AI agents invoke rsync to trigger actions in Make. What it does depends on the arguments the agent supplies, and its effects often reach beyond the immediate call — builds kicked off, notifications sent, workflows started.
While rsync itself does not delete or overwrite by default, it is an Execute category tool because it triggers external operations (file transfers between local and remote systems) whose effects depend on arguments (dryRun flag, source/destination parameters). An AI agent misconfiguring rsync parameters could unintentionally overwrite or sync incorrect files across systems.
From the tool's definition "Syncs files between local and remote locations using rsync" — rsync is a command execution tool that transfers files between systems.

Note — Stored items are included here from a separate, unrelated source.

# reuk/parallel-reverb-raytracer

Measured on AMD Instinct MI355X. Metric: ray_bounces_per_sec, higher is better.
Workload: dtype f32; 1 GPU; cathedral stand-in (Sibenik unavailable offline), 75252 triangles, 100000 rays/GPU x 128 bounces x 8 bands, 2 cardioid speakers, 44100 Hz, trim_predelay, output_mode all, histogram mode exact; triangles=75252, rays_per_gpu=100000, reflections=128, histogram_mode=exact: the reference's serial float sum over all impulses, bit for bit

## Files before the change

### parallel-reverb-raytracer_amd/csrc/ctx.h

```cpp
#pragma once

#include "../../include/rvb_capi.h"
#include "hip_owned.h"
#include "ir_state.h"
#include "kept_state.h"
#include "kernels.h"
#include "merged_state.h"
#include "source_state.h"
#include "trace_state.h"

#include <cmath>
#include <cstddef>
#include <cstring>
#include <memory>
#include <string>
#include <utility>
#include <vector>

#pragma GCC visibility push(hidden)

struct SceneStore {
    int device = 0;
    DevBuf nodes, tris, shade, corners, surfaces;
    ~SceneStore() { (void) hipSetDevice(device); }
// ... 350 lines not shown
    void end_timing(hipStream_t on = nullptr) { if (timing_open) (void) hipEventRecord(timings.back().stop, on ? on : stream.h); timing_open = false; }
    void reset_timings() { timings.clear(); events_used = 0; }
    void void_fetched_results() { trace.records_rewritten(); ir.drop_configuration(); }
    void void_trace() { trace.inputs_changed(); ir.drop_configuration(); merged.void_list(); }
};

int fail(rvb_ctx * ctx, int code, const std::string & what);
#define RVB_BIND(ctx) RVB_HIP(fail, ctx, hipSetDevice((ctx)->device))

inline const rvb_impulse * ir_diffuse(const rvb_ctx * ctx)
{
    return ctx->trace.impulses.as<rvb_impulse>() + ctx->trace.pair() * ctx->nrays * ctx->trace.nreflections();
}
struct IrCounts { uint64_t ndiffuse, nimages; };
inline IrCounts ir_counts(const rvb_ctx * ctx)
{
    return {(ctx->ir.which() & RVB_IR_DIFFUSE) ? ctx->nrays * ctx->trace.nreflections() : 0, (ctx->ir.which() & RVB_IR_IMAGES) ? ctx->ir.nimages() : 0};
}

inline uint64_t bins_for(float max_time, float predelay, float sample_rate)
{
    const float t = max_time > predelay ? max_time - predelay : 0.0f;
    return (uint64_t) (roundf(t * sample_rate) + 1);
}

inline int key_bits_for(uint64_t nbins)
{
    int bits = 1;
    while (bits < 32 && (1ull << bits) < nbins + 1)
        ++bits;
    return bits;
}

int fetch_small(rvb_ctx * ctx);
int reset_time_ranges(rvb_ctx * ctx, const TraceArgs & a);
int launch_images_beside(rvb_ctx * ctx, TraceArgs & a);
int launch_shadow_behind_images(rvb_ctx * ctx, const TraceArgs & a, const SourceShading & source, bool gains_stand = false);
int check_source_counts(rvb_ctx * ctx, const char * who, uint64_t npairs);
int apply_source_patterns(rvb_ctx * ctx, const TraceArgs & a, const SourceShading & source, bool gains_stand = false);
int download_surface_gradient(rvb_ctx * ctx, const float * d_out, rvb_surface * grad_surfaces, float grad_air[8]);

int merge_image_winners(const rvb_image_candidate * candidates, uint64_t ncandidates, bool have_direct, bool remove_direct, std::vector<uint32_t> & winners);
int ir_speaker_model(rvb_ctx * ctx, const float mic[3], const rvb_speaker * speakers, uint64_t nspeakers);
int ir_hrtf_model(rvb_ctx * ctx, const float mic[3], const float * table, const float facing[3], const float up[3]);
int ir_configure_refusals(rvb_ctx * ctx, int which);
int ir_configure_images(rvb_ctx * ctx, int which, const rvb_impulse * images, uint64_t nimages, bool gathered);
int ir_images_on_host(rvb_ctx * ctx);
int upload_hrtf_table(rvb_ctx * ctx, const float * table, int first_ear, int ears);
AttenuationModel hrtf_model(const rvb_ctx * ctx, const float mic[3], const float facing[3], const float up[3]);

bool own_sort_enabled();
int own_sort(rvb_ctx * ctx, const uint32_t * keys, uint32_t value_base, uint64_t n, int begin_bit, int end_bit,
             uint32_t * keys_out, uint32_t * values_out, bool want_keys);
int ensure_sort_buffers(rvb_ctx * ctx, uint64_t n);
int sort_and_bin(rvb_ctx * ctx, uint64_t n, uint64_t nkeys, int key_bits, bool may_sort_own);

#pragma GCC visibility pop
```

### parallel-reverb-raytracer_amd/csrc/exact_kernels.hip

```cpp
#include "attenuation.h"

#define SUM_UNROLL 4
#define RVB_HRTF_SUM_THREADS 256
#define WIDE_BINS 32
#define WIDE_MAX_WAVES 4

namespace {

__global__ __launch_bounds__(256) void bin_keys_kernel(ModelDev m, uint32_t ch, const rvb_impulse * __restrict__ in, uint64_t n,
                                                       uint64_t index_base, float predelay, float sample_rate, uint32_t sentinel,
                                                       uint32_t * __restrict__ keys, uint32_t * __restrict__ values)
{
    for (uint64_t i = (uint64_t) blockIdx.x * blockDim.x + threadIdx.x; i < n; i += (uint64_t) gridDim.x * blockDim.x) {
        const float4 * r = reinterpret_cast<const float4 *>(in + i);
        const float4 v0 = r[0], v1 = r[1], p = r[2];
        const float time = r[3].x;
        const bool nonzero = ANY_VOLUME(v0, v1);
        uint32_t key = sentinel;
        if (nonzero) key = min(time_bin(attenuated_time(m, ch, mk3(p.x, p.y, p.z), time), predelay, sample_rate), sentinel);
        keys[index_base + i] = key;
        values[index_base + i] = (uint32_t) (index_base + i);
    }
}

// ... 107 lines not shown
#pragma unroll 4
        for (uint32_t r = 0; r < LIVE_ROUNDS; ++r) {
            const uint64_t j = tile * RVB_LIVE_TILE + r * 64u + lane;
            const uint32_t key = j < n ? raw[j] : LIVE_DEAD;
            const bool live = key != LIVE_DEAD;
            const unsigned long long mask = __ballot(live);
            if (live) {
                const uint64_t to = at + lanes_below(mask);
                if (to < listed) {
                    keys[to] = key;
                    values[to] = (uint32_t) j;
                    if (HRTF) {
                        keys[listed + to] = raw[n + j];
                        values[listed + to] = (uint32_t) j;
                    }
                } else {
                    *overflow = 1u;
                }
            }
            at += (uint64_t) __popcll(mask);
        }
    }
    const uint64_t total = head->total < listed ? head->total : listed;
    for (uint64_t k = total + (uint64_t) blockIdx.x * blockDim.x + threadIdx.x; k < listed; k += (uint64_t) gridDim.x * blockDim.x) {
        keys[k] = nbins;
        values[k] = 0u;
        if (HRTF) {
            keys[listed + k] = 2u * nbins + 1u;
            values[listed + k] = 0u;
        }
    }
}

__global__ __launch_bounds__(256) void bin_starts_kernel(const uint32_t * __restrict__ keys, uint64_t n, uint64_t nbins, uint32_t * __restrict__ starts,
                                                         uint32_t * __restrict__ ends)
{
    for (uint64_t k = (uint64_t) blockIdx.x * blockDim.x + threadIdx.x; k < n; k += (uint64_t) gridDim.x * blockDim.x) {
        const uint32_t key = keys[k];
        if (key >= nbins)
            continue;
        if (k == 0 || keys[k - 1] != key)
            starts[key] = (uint32_t) k;
        if (k + 1 == n || keys[k + 1] != key)
            ends[key] = (uint32_t) (k + 1);
    }
}

template <bool HRTF, int NCH>
__global__ __launch_bounds__(64) void ordered_sum_kernel(ModelDev m, uint32_t first_channel, const rvb_impulse * __restrict__ diffuse,
                                                         uint64_t ndiffuse, const rvb_impulse * __restrict__ images,
                                                         const uint32_t * __restrict__ values,
                                                         const uint32_t * __restrict__ starts, const uint32_t * __restrict__ ends,
                                                         uint64_t nbins, uint64_t bin_begin, uint64_t bin_end, float * __restrict__ hist)
{
    const uint64_t t = (uint64_t) blockIdx.x * blockDim.x + threadIdx.x;
    const uint64_t bin = bin_begin + (t >> 1);
    const uint32_t half = (uint32_t) t & 1u;
    if (bin >= bin_end)
        return;
    const uint64_t lo = starts[bin];
    if (lo == 0xFFFFFFFFull)
        return;
    float sum[NCH][4];
#pragma unroll
    for (int c = 0; c < NCH; ++c)
#pragma unroll
        for (int b = 0; b < 4; ++b)
            sum[c][b] = hist[hist_row(first_channel + c, half, b, nbins) + bin];
    const uint64_t hi = ends[bin];
    for (uint64_t k = lo; k < hi; k += SUM_UNROLL) {
        float4 v[SUM_UNROLL], p[SUM_UNROLL];
        gather_records<SUM_UNROLL>(values, k, lo, hi, diffuse, ndiffuse, images, half, v, p);
#pragma unroll
        for (int u = 0; u < SUM_UNROLL; ++u) {
            if (k + u >= hi) break;
            const float vol[4] = {v[u].x, v[u].y, v[u].z, v[u].w};
            const v3 pos = mk3(p[u].x, p[u].y, p[u].z);
            if (HRTF) {
                const float * tb = m.table + ((uint64_t) first_channel * RVB_HRTF_ROWS + (uint64_t) hrtf_row(m, pos)) * 8 + half * 4;
#pragma unroll
                for (int b = 0; b < 4; ++b) sum[0][b] += vol[b] * tb[b];
            } else {
#pragma unroll
                for (int c = 0; c < NCH; ++c) {
                    const float g = speaker_gain(m, first_channel + c, pos);
#pragma unroll
                    for (int b = 0; b < 4; ++b) sum[c][b] += vol[b] * g;
                }
            }
        }
    }
#pragma unroll
    for (int c = 0; c < NCH; ++c)
#pragma unroll
        for (int b = 0; b < 4; ++b)
            hist[hist_row(first_channel + c, half, b, nbins) + bin] = sum[c][b];
}

__global__ __launch_bounds__(RVB_HRTF_SUM_THREADS) void ordered_sum_hrtf_kernel(ModelDev m, const rvb_impulse * __restrict__ diffuse, uint64_t ndiffuse,
                                                              const rvb_impulse * __restrict__ images, const uint32_t * __restrict__ values,
                                                              const uint32_t * __restrict__ starts, const uint32_t * __restrict__ ends,
                                                              uint64_t nbins, uint64_t bin_begin, uint64_t bin_end, float * __restrict__ hist)
{
    const uint64_t t = (uint64_t) blockIdx.x * blockDim.x + threadIdx.x;
    const uint64_t slot = 2 * bin_begin + (t >> 1);
    const uint32_t half = (uint32_t) t & 1u;
    if (slot >= 2 * bin_end)
        return;
    const uint32_t ear = (uint32_t) slot & 1u;
    const uint64_t bin = slot >> 1;
    const uint64_t key = (uint64_t) ear * (nbins + 1) + bin;
    const uint64_t lo = starts[key];
    if (lo == 0xFFFFFFFFull)
        return;
    float sum[4];
#pragma unroll
    for (int b = 0; b < 4; ++b)
        sum[b] = hist[((uint64_t) ear * 8 + half * 4 + b) * nbins + bin];
    const uint64_t hi = ends[key];
    const float * table = m.table + (uint64_t) ear * RVB_HRTF_ROWS * 8 + half * 4;
    for (uint64_t k = lo; k < hi; k += SUM_UNROLL) {
        float4 v[SUM_UNROLL], p[SUM_UNROLL];
        gather_records<SUM_UNROLL>(values, k, lo, hi, diffuse, ndiffuse, images, half, v, p);
#pragma unroll
        for (int u = 0; u < SUM_UNROLL; ++u) {
            if (k + u >= hi) break;
            const float4 tb = *reinterpret_cast<const float4 *>(table + (uint64_t) hrtf_row_quad(m, mk3(p[u].x, p[u].y, p[u].z), half) * 8);
            sum[0] += v[u].x * tb.x;
            sum[1] += v[u].y * tb.y;
// ... 100 lines not shown
        const float4 * r = reinterpret_cast<const float4 *>(in + values[k]);
        const float4 v0 = r[0], v1 = r[1];
        sum[0] += v0.x; sum[1] += v0.y; sum[2] += v0.z; sum[3] += v0.w;
        sum[4] += v1.x; sum[5] += v1.y; sum[6] += v1.z; sum[7] += v1.w;
    }
    for (int b = 0; b < 8; ++b)
        out[(uint64_t) b * nbins + bin] = sum[b];
}

bool fold_range(uint64_t nbins, uint64_t bin_begin, uint64_t & bin_end)
{
    bin_end = std::min(bin_end, nbins);
    return bin_begin < bin_end;
}

}

void rvb_launch_bin_keys(const AttenuationModel & m, uint32_t channel, const rvb_impulse * in, uint64_t n, uint64_t index_base,
                         float predelay, float sample_rate, uint32_t sentinel, uint32_t * keys, uint32_t * values, hipStream_t s)
{
    if (n == 0) return;
    hipLaunchKernelGGL(bin_keys_kernel, dim3(stream_blocks(n, 256)), dim3(256), 0, s, make_model(m), channel, in, n,
                       index_base, predelay, sample_rate, sentinel, keys, values);
}

void rvb_launch_bin_keys_hrtf(const AttenuationModel & m, const rvb_impulse * in, uint64_t count, uint64_t index_base, uint64_t n,
                              float predelay, float sample_rate, uint32_t nbins, uint32_t * keys, uint32_t * values, hipStream_t s)
{
    if (count == 0) return;
    hipLaunchKernelGGL(bin_keys_hrtf_kernel, dim3(stream_blocks(count, 256)), dim3(256), 0, s, make_model(m), in, count, index_base, n,
                       predelay, sample_rate, nbins, keys, values);
}

void rvb_launch_bin_starts(const uint32_t * sorted_keys, uint64_t n, uint64_t nbins, uint32_t * starts, uint32_t * ends, hipStream_t s)
{
    if (n == 0) return;
    hipLaunchKernelGGL(bin_starts_kernel, dim3(stream_blocks(n, 256)), dim3(256), 0, s, sorted_keys, n, nbins, starts, ends);
}
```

Documented attack patterns abuse exactly the kind of access rsync gives an agent:
PolicyLayer is an MCP gateway — it sits between your AI agents and Make, and nothing reaches the server without passing your rules. This is the rule we recommend for rsync:
{
"version": "1",
"default": "deny",
"tools": {
"rsync": {
"limits": [
{
"counter": "rsync_rate",
"window": "minute",
"max": 10,
"scope": "grant"
}
]
}
}
} rsync stays usable, but rate-capped — a runaway agent can't fire it dozens of times a minute. Everything else on the server is denied unless you say otherwise.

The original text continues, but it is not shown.